When I take a moment, I can remember almost everything my friends and I did here. Making radio shows with Allen; cooking spaghetti with Barry; skating around the block with Bryan. I also remember the wacky things I somehow convinced my friends to do with me. Cherie and I using toilet paper to wrap ourselves like mummies; Jennifer and I sliding down the stairs after spraying them with PAM cooking spray and tying blankets to our butts.
I didn’t always have an accomplice, though. The scorched and melted spot on the linoleum, the crayons and blocks still currently stuck in the gossip stand, the K&B chocolate ice cream that melted into the TV and led to me dropping and breaking my saxophone? All me. Being in the same house I grew up in from birth means my childhood is never too far from my memory, which helps me as far as parenting my own child goes.

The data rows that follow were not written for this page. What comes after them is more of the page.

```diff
@@ -491,14 +530,20 @@
           endsame = rigx == x1 && rigz == z1 && ipxt == ipx && ipzt == ipz && ivxt == ivx && ivzt == ivz;
           drx = (rigx - gox) - (float)(ipxt - 1) * dnx;
           drz = (rigz - goz) - (float)(ipzt - 1) * dnz;
-          vel = vel_at(g, veln, ipxt, ipzt, drx, drz, rdnx, rdnz);
+          const bool inner = ipxt >= 1 && ipxt < nnx_in && ipzt >= 1 && ipzt < nnz_in;
+          endsame = endsame && inner;
+          float vel;
+          if (__builtin_expect(__ballot(!inner) == 0, 1)) vel = vel_at_interior(g, veln, ipxt, ipzt, drx, drz, rdnx, rdnz);
+          else vel = vel_at(g, veln, ipxt, ipzt, drx, drz, rdnx, rdnz);
           drx = (rigx - gox) - (float)(ivxt - 1) * dvx;
           drz = (rigz - goz) - (float)(ivzt - 1) * dvz;
-          vi = basis1(divr(drx, rdvx), lm);
+          const float vi = basis1(divr(drx, rdvx), lm);
+          float wi[LPR];
 #pragma unroll
           for (int q = 0; q < LPR; q++) wi[q] = basis1(divr(drz, rdvz), l0 + q * LSTEP);
           const float dinc = (k == 1) ? vrk * dpl : (vrk - vrp) * dpl;
           const int nbx = ivxt - 1, nbz = ivzt - 1;
+          RAYS_MARK(8);
           if (nbx != cbx || nbz != cbz) {
             flush();
             cbar();
@@ -511,10 +556,12 @@
               if (AZIM) { accc[q] = gfdmc[fi]; accs[q] = gfdms[fi]; }
             }
           }
+          RAYS_MARK(9);
 #pragma unroll
           for (int q = 0; q < LPR; q++) {
             const float rdc1 = vi * wi[q] / (vel * vel);
-            const float rdc2 = vio * wio[q] / (velo * velo);
+            const float rdc2 = rdc[q];
+            rdc[q] = rdc1;
             float r1 = -(rdc1 + rdc2) * dinc / 2.0f;
             acc[q] = r1 + acc[q];
             if (AZIM) {
@@ -525,14 +572,12 @@
             }
           }
         }
+        RAYS_MARK(10);
         carry = endsame;
-        vel_c = vel;
-        vi_c = vi;
-#pragma unroll
-        for (int q = 0; q < LPR; q++) wi_c[q] = wi[q];
         x0 = x1;
         z0 = z1;
         sinx0 = sinx1;
+      RAYS_MARK(11);
       }
       flush();
       if (keep_pts) A.npts[ray] = np <= A.pcap ? np : -1;
@@ -891,6 +936,7 @@
     if (A.lcap > g.nvx * g.nvz) A.lcap = g.nvx * g.nvz;
     A.LK = A.lcap;
     A.keep_small = dz_opt(ctx, "rays.keep_small", 0) != 0 ? 1 : 0;
+    A.plain_step = dz_opt(ctx, "rays.plain_step", 0) != 0 ? 1 : 0;
     A.pts = nullptr; A.npts = nullptr; A.pcap = 0;
     if (dz_opt(ctx, "rays.keep_paths", 0) != 0) {
       A.pcap = 4 * (g.nnx + g.nnz) + 16;
```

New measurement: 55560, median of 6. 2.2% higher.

My son Franklin and I are 29 years apart. Yet, he’s still doing the same things I used to do here when I was 6. He always asks to get his “favorite Old McDonald’s meal,” wants us to walk to Walgreen’s for ice cream and candy, enjoys being sprayed with the “hose pipe.” The people who knew and looked out for me back then, like Danny and Mike from “the red store,” D&M Discount Supermarket—they do the same for him.
Still, I’m sad there are some experiences he’ll miss out on. He’ll never experience Tell’s Hardware, Al Scramuzza’s Seafood City, a hucklebuck lady. Sometimes I get a bad case of the “ain’t dere no mo,” especially when I remember sentimental items I lost in Hurricane Katrina, and it makes me think maybe I should just move on. This place will never be the same.

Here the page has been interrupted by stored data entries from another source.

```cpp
bool bgnn_tf_cls_supported(const GemmParams& p) {
  if (p.NC != 128 || p.Din > 128 || p.Din <= 64 || (p.Din & 3) || !p.mask || !p.w2 || !p.g2 || !p.raw) return false;
  if (p.sk_NC < 0 || p.sk_NC > 24 || (p.sk_NC & 3) || p.sk_heads < 0 || p.sk_heads > 2) return false;
  if (p.sk_NC > 0 && (!p.sk_Wp || !p.sk_bias || !p.sk_wd || !p.sk_g || !p.sk_gc || (p.sk_ldh & 3) || p.sk_NC != p.sk_heads * 2 * p.sk_ldh)) return false;
  return true;
}

int bgnn_tf_cls_launch(const GemmParams& p, hipStream_t st, int n_cu) {
  if (!bgnn_tf_cls_supported(p)) return BGNN_E_SHAPE;
  const int64_t nt = (p.N + 31) / 32, nb = (nt + CLS_NW - 1) / CLS_NW;
#ifdef CLS_STAMP
  {
    GemmParams q = p;
    static float* dbuf = nullptr;
    if (!dbuf) (void)hipMalloc((void**)&dbuf, sizeof(float) * 256 * 8 * 8);
    q.wd = dbuf;
    const unsigned g = (unsigned)(nb < n_cu ? nb : n_cu);
    hipLaunchKernelGGL(cls_stage_kernel, dim3(g), dim3(64 * CLS_NW), 0, st, q);
    (void)hipDeviceSynchronize();
    static float host[256 * 8 * 8];
    (void)hipMemcpy(host, dbuf, sizeof(float) * g * CLS_NW * 8, hipMemcpyDeviceToHost);
    double acc[8] = {0};
    for (unsigned w = 0; w < g * CLS_NW; ++w) for (int k = 0; k < 8; ++k) acc[k] += host[w * 8 + k];
    const double d = (double)nt;
    fprintf(stderr, "[cls stamp] cycles per tile: loop %.0f convert %.0f skinny-chain %.0f skinny-epilogue %.0f first-chain %.0f activation(x4) %.0f chain+stage2(x3) %.0f last-stage2 %.0f\n",
            acc[0] / d, acc[1] / d, acc[2] / d, acc[3] / d, acc[4] / d, acc[5] / d, acc[6] / d, acc[7] / d);
    return 0;
  }
#endif
  hipLaunchKernelGGL(cls_stage_kernel, dim3((unsigned)(nb < n_cu ? nb : n_cu)), dim3(64 * CLS_NW), 0, st, p);
  BGNN_LAUNCH_CHECK();
  return 0;
}
```

Measured before the change: 49.68 billion edges/s.

## Double waves per block and simplify cls pipeline to cut register pressure

Result: no change. 50.08 billion edges/s (median of 6 runs) (+0.8%).

```diff
diff --git a/bridged_gnn_amd/csrc/bgnn_transform_cls.hip b/bridged_gnn_amd/csrc/bgnn_transform_cls.hip
--- a/bridged_gnn_amd/csrc/bgnn_transform_cls.hip
+++ b/bridged_gnn_amd/csrc/bgnn_transform_cls.hip
@@ -27,7 +27,7 @@
   inv = __builtin_bit_cast(float, (E - CLS_TARGET_EXP) << 23);
 }
 
-constexpr int CLS_NW = 4;
+constexpr int CLS_NW = 8;
 
 __global__ __launch_bounds__(64 * CLS_NW) void cls_stage_kernel(GemmParams p) {
   __shared__ __attribute__((aligned(16))) unsigned char wl[(NCT + 1) * 2 * PIECE];
@@ -156,32 +156,28 @@
   auto roff = [&](int kb) { return roff0 ^ (kb << 5); };
   const int64_t ntiles = (p.N + 31) / 32;
   const int64_t stride = (int64_t)gridDim.x * CLS_NW;
-  int64_t tile = (int64_t)blockIdx.x * CLS_NW + wave;
-  float4 ra[KB16][2];
-  uint8_t rmk = 0;
-  auto gload = [&](int64_t tl) {
-    int64_t r = tl * 32 + fr;
-    r = r < p.N ? r : p.N - 1;
-    const float* src = p.x + r * p.ldx;
-#pragma unroll
-    for (int kb = 0; kb < KB16; ++kb)
-#pragma unroll
-      for (int c = 0; c < 2; ++c) {
-        const int k = 16 * kb + 8 * fh + 4 * c;
-        ra[kb][c] = *reinterpret_cast<const float4*>(src + (din_full || k < p.Din ? k : 0));
-      }
-    rmk = p.mask[r];
-  };
   float cs_s[NCT], cs_t[NCT], cnt_s = 0.f, cnt_t = 0.f;
 #pragma unroll
   for (int ct = 0; ct < NCT; ++ct) cs_s[ct] = cs_t[ct] = 0.f;
 
-  if (tile < ntiles) gload(tile);
-  for (; tile < ntiles; tile += stride) {
+  for (int64_t tile = (int64_t)blockIdx.x * CLS_NW + wave; tile < ntiles; tile += stride) {
     CLS_MARK(0);
-    const bool sdom = rmk != 0;
     const int64_t row = tile * 32 + fr;
     const bool valid = row < p.N;
+    float4 ra[KB16][2];
+    bool sdom;
+    {
+      const int64_t r = valid ? row : p.N - 1;
+      const float* src = p.x + r * p.ldx;
+#pragma unroll
+      for (int kb = 0; kb < KB16; ++kb)
+#pragma unroll
+        for (int c = 0; c < 2; ++c) {
+          const int k = 16 * kb + 8 * fh + 4 * c;
+          ra[kb][c] = *reinterpret_cast<const float4*>(src + (din_full || k < p.Din ? k : 0));
+        }
+      sdom = p.mask[r] != 0;
+    }
     float mx = 0.f;
 #pragma unroll
     for (int kb = 0; kb < KB16; ++kb)
@@ -214,43 +210,39 @@
       cnt_s += (valid && sdom) ? 1.f : 0.f;
       cnt_t += (valid && !sdom) ? 1.f : 0.f;
     }
-    const int64_t tnext = tile + stride < ntiles ? tile + stride : tile;
-    gload(tnext);
-    __builtin_amdgcn_fence(__ATOMIC_RELEASE, "workgroup", "local");
-    constexpr int HK = KB16 / 2;
-    h8 wf[2][HK][2];
-    auto fetch_w = [&](int hc, int buf) {
-      const int op = hc >> 1, half = hc & 1;
-      const unsigned char* wb = wl + ((op == 0 ? NCT : op - 1) * 2) * PIECE;
-#pragma unroll
-      for (int j = 0; j < HK; ++j) {
-        wf[buf][j][0] = *reinterpret_cast<const h8*>(wb + roff(HK * half + j));
-        wf[buf][j][1] = *reinterpret_cast<const h8*>(wb + PIECE + roff(HK * half + j));
+    CLS_MARK(1);
+    auto chain = [&](int op, f32x16& acc) {
+      const unsigned char* wb = wl + (op * 2) * PIECE;
+      h8 wf[2][2][2];
+      auto fetch = [&](int b, int buf) {
+#pragma unroll
+        for (int t = 0; t < 2; ++t) {
+          wf[buf][t][0] = *reinterpret_cast<const h8*>(wb + roff(2 * b + t));
+          wf[buf][t][1] = *reinterpret_cast<const h8*>(wb + PIECE + roff(2 * b + t));
+        }
+      };
+#pragma unroll
+      for (int r = 0; r < 16; ++r) acc[r] = 0.f;
+      fetch(0, 0);
+      fetch(1, 1);
+#pragma unroll
+      for (int b = 0; b < KB16 / 2; ++b) {
+        __builtin_amdgcn_sched_barrier(0);
+#pragma unroll
+        for (int t = 0; t < 2; ++t) {
+          const int kb = 2 * b + t;
+          acc = __builtin_amdgcn_mfma_f32_32x32x16_f16(wf[b & 1][t][0], xl[kb], acc, 0, 0, 0);
+          acc = __builtin_amdgcn_mfma_f32_32x32x16_f16(wf[b & 1][t][1], xh[kb], acc, 0, 0, 0);
+          acc = __builtin_amdgcn_mfma_f32_32x32x16_f16(wf[b & 1][t][0], xh[kb], acc, 0, 0, 0);
+        }
+        __builtin_amdgcn_sched_barrier(0);
+        if (b + 2 < KB16 / 2) fetch(b + 2, b & 1);
       }
     };
-    auto half_chain = [&](int hc, f32x16& acc, auto&& between) {
-      if (hc + 1 < 2 * (NCT + 1)) fetch_w(hc + 1, (hc + 1) & 1);
-      __builtin_amdgcn_sched_barrier(0);
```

But the 7th Ward I grew up in wasn’t my mom’s either. Nor was it my grandparents’, great-, great-great, or great-great-great grandparents’. I found my own joy here in this house, and over the years, I’ve weaved a lifetime of joy into a big, comforting quilt. When my son inherits this house, I pray his kids will find their own joy here, too, and that he turns his old joy into his own version of comfort.